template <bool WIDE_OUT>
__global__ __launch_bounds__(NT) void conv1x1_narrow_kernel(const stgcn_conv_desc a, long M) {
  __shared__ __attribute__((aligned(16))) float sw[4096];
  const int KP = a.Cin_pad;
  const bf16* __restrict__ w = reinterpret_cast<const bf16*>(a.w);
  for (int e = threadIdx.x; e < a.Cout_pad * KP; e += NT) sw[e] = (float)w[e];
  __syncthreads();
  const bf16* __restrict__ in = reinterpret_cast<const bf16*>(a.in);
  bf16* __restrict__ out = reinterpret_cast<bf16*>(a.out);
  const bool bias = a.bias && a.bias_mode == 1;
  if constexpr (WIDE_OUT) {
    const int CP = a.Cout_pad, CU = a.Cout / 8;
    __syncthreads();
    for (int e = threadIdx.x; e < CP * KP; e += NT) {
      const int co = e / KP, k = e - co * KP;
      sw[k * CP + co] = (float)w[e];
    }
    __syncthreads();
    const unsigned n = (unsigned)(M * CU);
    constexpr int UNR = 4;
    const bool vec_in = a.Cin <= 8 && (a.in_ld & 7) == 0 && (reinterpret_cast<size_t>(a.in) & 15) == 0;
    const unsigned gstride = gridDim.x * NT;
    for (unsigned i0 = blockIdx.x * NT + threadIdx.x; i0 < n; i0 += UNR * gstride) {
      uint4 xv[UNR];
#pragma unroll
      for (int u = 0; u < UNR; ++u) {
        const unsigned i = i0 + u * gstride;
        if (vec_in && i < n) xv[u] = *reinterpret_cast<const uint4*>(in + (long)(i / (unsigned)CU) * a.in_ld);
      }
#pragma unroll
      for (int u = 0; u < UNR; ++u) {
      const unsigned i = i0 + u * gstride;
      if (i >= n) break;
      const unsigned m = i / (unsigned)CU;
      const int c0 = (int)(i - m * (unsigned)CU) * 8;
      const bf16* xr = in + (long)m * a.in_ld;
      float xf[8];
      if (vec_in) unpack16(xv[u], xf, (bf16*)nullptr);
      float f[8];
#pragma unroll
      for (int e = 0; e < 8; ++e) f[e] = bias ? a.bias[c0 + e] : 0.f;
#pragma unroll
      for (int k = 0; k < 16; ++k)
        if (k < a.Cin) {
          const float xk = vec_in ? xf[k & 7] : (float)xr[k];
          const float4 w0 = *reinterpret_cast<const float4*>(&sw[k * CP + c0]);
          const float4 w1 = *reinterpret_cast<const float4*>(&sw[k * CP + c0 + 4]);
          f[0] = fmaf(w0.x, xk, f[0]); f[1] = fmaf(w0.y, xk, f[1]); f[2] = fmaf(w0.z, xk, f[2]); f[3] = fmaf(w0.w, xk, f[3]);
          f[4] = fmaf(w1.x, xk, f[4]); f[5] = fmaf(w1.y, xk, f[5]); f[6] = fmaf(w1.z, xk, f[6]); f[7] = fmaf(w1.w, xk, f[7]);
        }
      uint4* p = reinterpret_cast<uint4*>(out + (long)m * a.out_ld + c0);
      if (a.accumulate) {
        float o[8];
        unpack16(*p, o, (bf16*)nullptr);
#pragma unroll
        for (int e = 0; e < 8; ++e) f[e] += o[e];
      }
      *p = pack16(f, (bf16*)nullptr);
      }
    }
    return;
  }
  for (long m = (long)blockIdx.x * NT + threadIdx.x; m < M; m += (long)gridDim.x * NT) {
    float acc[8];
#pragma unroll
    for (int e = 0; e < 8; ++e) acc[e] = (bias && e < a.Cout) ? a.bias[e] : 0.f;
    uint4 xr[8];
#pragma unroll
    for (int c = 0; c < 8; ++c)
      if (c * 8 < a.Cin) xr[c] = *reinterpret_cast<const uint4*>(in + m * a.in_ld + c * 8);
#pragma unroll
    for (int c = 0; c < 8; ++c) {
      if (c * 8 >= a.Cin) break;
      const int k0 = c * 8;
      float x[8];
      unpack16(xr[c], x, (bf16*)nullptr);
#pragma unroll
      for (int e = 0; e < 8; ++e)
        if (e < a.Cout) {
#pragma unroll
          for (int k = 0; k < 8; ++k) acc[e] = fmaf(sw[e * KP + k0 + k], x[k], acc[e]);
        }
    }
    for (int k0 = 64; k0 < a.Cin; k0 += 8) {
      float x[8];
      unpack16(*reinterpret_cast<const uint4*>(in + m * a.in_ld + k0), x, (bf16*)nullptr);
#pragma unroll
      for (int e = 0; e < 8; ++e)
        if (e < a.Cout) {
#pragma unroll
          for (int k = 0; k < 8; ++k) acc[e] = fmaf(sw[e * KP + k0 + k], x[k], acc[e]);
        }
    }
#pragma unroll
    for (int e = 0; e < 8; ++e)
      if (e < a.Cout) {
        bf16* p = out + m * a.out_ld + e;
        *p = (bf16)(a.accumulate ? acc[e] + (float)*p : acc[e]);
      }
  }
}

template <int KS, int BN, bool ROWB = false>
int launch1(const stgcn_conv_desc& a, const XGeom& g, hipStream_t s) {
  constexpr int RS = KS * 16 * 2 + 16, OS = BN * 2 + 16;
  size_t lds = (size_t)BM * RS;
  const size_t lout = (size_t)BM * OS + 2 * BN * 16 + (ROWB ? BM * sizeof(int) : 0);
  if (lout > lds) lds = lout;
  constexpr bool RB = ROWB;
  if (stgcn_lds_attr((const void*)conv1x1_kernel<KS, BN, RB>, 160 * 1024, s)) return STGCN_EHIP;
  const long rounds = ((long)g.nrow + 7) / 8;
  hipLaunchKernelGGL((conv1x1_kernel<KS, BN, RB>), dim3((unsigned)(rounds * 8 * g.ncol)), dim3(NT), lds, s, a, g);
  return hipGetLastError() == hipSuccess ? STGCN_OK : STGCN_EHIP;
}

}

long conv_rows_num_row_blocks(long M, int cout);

****************************************

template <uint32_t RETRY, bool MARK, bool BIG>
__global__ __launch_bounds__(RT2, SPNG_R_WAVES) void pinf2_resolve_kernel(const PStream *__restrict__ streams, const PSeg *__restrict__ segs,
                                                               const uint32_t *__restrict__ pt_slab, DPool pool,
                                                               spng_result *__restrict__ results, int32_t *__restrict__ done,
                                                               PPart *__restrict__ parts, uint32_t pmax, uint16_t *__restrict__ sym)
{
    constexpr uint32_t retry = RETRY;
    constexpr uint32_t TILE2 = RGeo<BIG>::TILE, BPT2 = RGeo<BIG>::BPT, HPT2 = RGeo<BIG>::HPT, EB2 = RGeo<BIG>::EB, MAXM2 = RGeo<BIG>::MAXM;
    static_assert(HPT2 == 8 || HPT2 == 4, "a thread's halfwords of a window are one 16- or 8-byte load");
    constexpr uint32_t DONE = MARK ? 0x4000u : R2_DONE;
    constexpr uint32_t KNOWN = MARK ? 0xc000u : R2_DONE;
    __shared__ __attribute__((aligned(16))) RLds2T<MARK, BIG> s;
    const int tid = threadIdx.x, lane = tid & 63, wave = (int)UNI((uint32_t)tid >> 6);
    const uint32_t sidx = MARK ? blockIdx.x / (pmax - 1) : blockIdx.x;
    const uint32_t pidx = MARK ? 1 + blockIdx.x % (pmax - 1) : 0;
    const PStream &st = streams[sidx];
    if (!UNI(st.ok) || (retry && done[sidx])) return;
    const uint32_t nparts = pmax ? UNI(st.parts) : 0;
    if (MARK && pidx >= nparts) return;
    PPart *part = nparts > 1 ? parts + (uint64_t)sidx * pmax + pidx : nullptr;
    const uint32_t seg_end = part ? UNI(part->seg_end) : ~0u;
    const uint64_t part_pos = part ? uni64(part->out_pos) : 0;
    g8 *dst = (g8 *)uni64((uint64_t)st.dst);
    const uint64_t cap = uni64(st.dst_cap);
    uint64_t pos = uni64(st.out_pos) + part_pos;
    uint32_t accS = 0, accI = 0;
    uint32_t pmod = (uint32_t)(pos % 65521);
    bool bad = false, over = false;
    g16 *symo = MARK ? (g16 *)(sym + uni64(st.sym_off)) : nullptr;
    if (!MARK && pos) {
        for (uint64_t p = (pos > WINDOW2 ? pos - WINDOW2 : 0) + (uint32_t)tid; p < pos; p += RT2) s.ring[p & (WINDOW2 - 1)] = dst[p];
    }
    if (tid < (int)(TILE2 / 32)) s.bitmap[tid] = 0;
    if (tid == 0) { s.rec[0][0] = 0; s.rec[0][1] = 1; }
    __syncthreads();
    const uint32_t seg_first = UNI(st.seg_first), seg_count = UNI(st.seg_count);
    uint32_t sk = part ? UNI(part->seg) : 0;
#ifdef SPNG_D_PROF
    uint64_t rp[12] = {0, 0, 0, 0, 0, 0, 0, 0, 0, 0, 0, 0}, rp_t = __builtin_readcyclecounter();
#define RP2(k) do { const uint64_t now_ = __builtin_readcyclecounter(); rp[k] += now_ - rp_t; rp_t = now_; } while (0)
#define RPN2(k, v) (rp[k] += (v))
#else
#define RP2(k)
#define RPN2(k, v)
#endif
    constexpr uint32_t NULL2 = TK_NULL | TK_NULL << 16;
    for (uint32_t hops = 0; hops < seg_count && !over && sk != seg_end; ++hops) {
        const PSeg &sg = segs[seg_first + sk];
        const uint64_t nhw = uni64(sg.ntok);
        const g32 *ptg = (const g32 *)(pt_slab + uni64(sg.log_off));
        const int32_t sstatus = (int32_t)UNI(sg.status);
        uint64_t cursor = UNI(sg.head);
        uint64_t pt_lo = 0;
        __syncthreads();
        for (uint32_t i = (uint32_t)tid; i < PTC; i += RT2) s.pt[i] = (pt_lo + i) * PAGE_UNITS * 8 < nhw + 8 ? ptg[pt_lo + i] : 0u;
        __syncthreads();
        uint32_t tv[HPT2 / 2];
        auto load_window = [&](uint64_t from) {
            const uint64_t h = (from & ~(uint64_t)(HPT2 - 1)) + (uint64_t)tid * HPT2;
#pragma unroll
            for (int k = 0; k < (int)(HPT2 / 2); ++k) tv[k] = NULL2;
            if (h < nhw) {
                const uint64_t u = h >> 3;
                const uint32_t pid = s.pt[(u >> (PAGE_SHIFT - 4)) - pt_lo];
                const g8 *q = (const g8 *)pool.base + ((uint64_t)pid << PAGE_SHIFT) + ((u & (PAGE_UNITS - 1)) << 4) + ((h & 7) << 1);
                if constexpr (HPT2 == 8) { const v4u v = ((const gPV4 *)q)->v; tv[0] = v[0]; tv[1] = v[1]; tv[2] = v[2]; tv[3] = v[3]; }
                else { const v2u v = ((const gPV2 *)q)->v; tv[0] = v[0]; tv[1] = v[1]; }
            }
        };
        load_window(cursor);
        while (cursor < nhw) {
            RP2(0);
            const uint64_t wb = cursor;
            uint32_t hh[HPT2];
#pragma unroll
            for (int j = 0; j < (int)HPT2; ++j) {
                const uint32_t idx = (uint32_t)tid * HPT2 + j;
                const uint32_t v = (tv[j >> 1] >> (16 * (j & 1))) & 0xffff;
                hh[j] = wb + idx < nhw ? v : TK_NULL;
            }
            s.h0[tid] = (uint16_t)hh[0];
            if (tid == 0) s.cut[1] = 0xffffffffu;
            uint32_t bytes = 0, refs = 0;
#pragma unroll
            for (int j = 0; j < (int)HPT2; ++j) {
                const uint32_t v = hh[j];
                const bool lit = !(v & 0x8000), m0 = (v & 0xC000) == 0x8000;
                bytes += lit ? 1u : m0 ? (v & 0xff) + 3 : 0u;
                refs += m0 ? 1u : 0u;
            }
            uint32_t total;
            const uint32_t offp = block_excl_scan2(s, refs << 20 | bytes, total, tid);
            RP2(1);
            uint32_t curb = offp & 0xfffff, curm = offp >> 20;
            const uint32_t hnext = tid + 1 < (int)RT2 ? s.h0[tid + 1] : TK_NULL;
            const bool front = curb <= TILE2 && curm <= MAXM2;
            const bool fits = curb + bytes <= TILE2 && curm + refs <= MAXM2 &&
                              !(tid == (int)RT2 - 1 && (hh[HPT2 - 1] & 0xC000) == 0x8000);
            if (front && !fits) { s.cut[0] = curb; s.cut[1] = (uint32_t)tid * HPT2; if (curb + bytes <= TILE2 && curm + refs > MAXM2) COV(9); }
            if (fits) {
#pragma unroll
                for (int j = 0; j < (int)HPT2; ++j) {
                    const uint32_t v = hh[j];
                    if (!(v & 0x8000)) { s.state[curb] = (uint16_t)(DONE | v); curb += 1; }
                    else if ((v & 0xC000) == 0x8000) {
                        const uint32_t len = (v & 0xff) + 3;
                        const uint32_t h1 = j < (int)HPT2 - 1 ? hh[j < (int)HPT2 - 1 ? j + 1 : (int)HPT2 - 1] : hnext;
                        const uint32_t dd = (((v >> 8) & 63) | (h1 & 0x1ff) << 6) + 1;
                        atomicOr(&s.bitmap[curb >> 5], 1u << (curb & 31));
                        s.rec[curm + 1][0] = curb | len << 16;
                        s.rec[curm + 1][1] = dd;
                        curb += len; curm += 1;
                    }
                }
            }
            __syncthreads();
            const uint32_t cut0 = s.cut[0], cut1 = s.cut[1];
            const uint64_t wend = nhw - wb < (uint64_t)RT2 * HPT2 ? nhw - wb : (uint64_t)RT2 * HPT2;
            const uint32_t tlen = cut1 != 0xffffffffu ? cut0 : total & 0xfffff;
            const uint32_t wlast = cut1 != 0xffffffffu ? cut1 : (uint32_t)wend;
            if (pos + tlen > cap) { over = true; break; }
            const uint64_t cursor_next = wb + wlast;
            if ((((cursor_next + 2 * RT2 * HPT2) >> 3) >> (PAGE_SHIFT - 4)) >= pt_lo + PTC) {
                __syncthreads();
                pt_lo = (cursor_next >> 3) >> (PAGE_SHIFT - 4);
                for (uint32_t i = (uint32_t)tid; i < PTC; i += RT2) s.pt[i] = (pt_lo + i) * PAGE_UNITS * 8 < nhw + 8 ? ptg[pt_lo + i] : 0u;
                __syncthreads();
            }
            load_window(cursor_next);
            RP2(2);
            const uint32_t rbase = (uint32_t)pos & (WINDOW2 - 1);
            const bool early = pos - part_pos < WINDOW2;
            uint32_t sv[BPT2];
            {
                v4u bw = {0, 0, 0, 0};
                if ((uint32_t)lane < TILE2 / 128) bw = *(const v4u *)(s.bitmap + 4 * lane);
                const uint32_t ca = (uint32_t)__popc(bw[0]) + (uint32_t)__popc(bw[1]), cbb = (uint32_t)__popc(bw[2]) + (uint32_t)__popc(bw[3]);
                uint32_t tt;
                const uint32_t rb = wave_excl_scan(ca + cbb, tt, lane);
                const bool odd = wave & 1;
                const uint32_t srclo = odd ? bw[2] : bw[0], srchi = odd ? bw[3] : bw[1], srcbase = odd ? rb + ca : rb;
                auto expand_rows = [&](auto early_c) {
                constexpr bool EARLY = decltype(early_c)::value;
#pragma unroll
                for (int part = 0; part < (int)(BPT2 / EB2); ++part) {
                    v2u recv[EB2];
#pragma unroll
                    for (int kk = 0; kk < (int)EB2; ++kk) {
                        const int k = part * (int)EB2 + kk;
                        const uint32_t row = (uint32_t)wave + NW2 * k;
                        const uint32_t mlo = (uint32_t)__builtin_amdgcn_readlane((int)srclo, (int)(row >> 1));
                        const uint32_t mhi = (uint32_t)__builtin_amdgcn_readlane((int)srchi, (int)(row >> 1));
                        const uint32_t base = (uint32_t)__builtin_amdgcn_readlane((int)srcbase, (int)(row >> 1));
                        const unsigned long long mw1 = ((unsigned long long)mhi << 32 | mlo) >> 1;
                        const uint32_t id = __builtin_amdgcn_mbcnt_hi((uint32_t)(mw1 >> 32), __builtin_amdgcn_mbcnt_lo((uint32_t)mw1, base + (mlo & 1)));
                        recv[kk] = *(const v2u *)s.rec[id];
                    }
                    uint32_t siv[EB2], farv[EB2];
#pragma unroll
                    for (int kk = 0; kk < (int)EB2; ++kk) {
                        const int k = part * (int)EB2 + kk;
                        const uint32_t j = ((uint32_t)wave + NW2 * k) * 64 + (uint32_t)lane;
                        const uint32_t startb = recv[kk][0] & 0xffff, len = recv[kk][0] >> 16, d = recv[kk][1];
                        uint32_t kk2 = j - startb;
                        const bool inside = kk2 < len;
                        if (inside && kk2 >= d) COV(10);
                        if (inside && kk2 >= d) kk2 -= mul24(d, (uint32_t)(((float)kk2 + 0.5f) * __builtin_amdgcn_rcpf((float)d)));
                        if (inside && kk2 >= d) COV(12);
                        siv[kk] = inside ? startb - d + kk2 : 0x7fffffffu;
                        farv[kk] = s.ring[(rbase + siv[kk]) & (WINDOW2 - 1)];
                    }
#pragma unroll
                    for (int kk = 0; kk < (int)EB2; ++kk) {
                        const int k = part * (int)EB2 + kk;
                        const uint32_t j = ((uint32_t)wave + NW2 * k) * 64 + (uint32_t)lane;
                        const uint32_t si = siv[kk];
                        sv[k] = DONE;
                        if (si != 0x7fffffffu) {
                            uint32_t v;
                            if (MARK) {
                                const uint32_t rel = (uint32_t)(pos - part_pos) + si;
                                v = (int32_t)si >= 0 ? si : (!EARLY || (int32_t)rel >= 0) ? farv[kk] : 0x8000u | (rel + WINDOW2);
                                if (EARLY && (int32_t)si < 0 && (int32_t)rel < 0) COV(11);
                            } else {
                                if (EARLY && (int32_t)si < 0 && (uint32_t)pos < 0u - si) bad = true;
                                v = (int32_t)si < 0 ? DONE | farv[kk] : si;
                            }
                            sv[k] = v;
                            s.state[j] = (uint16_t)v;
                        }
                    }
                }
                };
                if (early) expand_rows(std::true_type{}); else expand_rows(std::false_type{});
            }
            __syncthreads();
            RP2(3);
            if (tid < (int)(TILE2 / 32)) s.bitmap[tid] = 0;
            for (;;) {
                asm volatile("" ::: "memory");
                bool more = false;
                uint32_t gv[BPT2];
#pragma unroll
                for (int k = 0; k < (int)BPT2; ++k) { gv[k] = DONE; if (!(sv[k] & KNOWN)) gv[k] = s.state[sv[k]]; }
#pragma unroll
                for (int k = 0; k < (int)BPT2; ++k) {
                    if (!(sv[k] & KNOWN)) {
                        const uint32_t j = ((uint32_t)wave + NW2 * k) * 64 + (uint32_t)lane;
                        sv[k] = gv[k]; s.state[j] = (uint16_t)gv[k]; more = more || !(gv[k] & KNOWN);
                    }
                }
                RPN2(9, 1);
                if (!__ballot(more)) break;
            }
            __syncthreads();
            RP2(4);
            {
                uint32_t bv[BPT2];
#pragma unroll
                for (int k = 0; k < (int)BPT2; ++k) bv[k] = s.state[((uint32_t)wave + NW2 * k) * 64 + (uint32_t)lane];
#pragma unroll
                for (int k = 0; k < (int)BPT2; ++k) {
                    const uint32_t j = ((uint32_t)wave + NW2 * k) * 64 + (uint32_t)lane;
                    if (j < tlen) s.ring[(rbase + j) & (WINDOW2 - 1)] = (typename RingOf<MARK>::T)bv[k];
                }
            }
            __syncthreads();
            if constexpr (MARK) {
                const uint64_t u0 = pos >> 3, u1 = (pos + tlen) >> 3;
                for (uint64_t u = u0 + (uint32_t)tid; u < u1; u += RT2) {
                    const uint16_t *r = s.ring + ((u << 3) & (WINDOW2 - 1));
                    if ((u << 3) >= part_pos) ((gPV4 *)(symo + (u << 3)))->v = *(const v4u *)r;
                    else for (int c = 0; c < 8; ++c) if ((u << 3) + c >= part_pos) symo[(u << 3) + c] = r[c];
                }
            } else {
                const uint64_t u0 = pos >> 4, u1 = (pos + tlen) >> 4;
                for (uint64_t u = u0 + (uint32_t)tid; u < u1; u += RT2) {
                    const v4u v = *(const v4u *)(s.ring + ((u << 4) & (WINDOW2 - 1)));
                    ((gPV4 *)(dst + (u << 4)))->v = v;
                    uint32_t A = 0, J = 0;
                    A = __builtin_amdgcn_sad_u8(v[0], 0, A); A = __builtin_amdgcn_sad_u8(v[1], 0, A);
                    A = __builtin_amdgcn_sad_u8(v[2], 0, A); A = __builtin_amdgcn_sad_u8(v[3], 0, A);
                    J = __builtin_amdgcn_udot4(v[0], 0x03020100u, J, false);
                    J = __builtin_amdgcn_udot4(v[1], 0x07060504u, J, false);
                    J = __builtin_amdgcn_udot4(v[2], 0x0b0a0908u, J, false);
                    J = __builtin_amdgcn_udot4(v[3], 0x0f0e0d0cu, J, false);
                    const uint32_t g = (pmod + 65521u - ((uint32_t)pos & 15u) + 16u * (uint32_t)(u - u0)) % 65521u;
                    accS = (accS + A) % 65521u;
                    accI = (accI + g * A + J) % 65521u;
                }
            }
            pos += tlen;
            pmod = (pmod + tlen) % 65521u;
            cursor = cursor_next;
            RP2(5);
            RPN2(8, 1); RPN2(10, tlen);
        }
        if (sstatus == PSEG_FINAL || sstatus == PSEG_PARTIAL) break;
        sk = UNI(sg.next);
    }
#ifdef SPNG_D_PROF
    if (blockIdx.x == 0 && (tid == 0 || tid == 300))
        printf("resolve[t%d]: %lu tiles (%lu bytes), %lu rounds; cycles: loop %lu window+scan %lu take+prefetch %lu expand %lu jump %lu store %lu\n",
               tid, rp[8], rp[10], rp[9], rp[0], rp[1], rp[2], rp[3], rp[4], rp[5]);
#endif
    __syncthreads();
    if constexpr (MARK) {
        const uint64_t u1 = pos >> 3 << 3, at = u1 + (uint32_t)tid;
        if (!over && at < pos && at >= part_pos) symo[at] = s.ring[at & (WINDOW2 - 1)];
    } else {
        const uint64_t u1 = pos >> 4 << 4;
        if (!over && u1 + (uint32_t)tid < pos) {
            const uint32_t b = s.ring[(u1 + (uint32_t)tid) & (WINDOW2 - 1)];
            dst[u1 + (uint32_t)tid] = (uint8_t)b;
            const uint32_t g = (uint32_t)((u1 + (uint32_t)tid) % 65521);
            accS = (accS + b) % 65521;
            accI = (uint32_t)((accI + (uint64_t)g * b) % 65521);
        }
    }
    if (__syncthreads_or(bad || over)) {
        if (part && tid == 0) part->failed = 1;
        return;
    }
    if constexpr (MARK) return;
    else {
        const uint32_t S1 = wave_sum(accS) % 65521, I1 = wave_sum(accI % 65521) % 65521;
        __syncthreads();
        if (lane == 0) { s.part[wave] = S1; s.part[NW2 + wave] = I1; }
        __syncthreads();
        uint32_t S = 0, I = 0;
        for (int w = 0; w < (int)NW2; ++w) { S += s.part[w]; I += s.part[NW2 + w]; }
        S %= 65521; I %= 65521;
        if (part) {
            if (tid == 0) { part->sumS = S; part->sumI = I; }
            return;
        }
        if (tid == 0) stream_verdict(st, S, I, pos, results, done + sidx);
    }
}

****************************************

Task prompt: Search the entries above for the word "inside", and copy every line where it occurs.

Result for this exercise:
                        const bool inside = kk2 < len;
                        if (inside && kk2 >= d) COV(10);
                        if (inside && kk2 >= d) kk2 -= mul24(d, (uint32_t)(((float)kk2 + 0.5f) * __builtin_amdgcn_rcpf((float)d)));
                        if (inside && kk2 >= d) COV(12);
                        siv[kk] = inside ? startb - d + kk2 : 0x7fffffffu;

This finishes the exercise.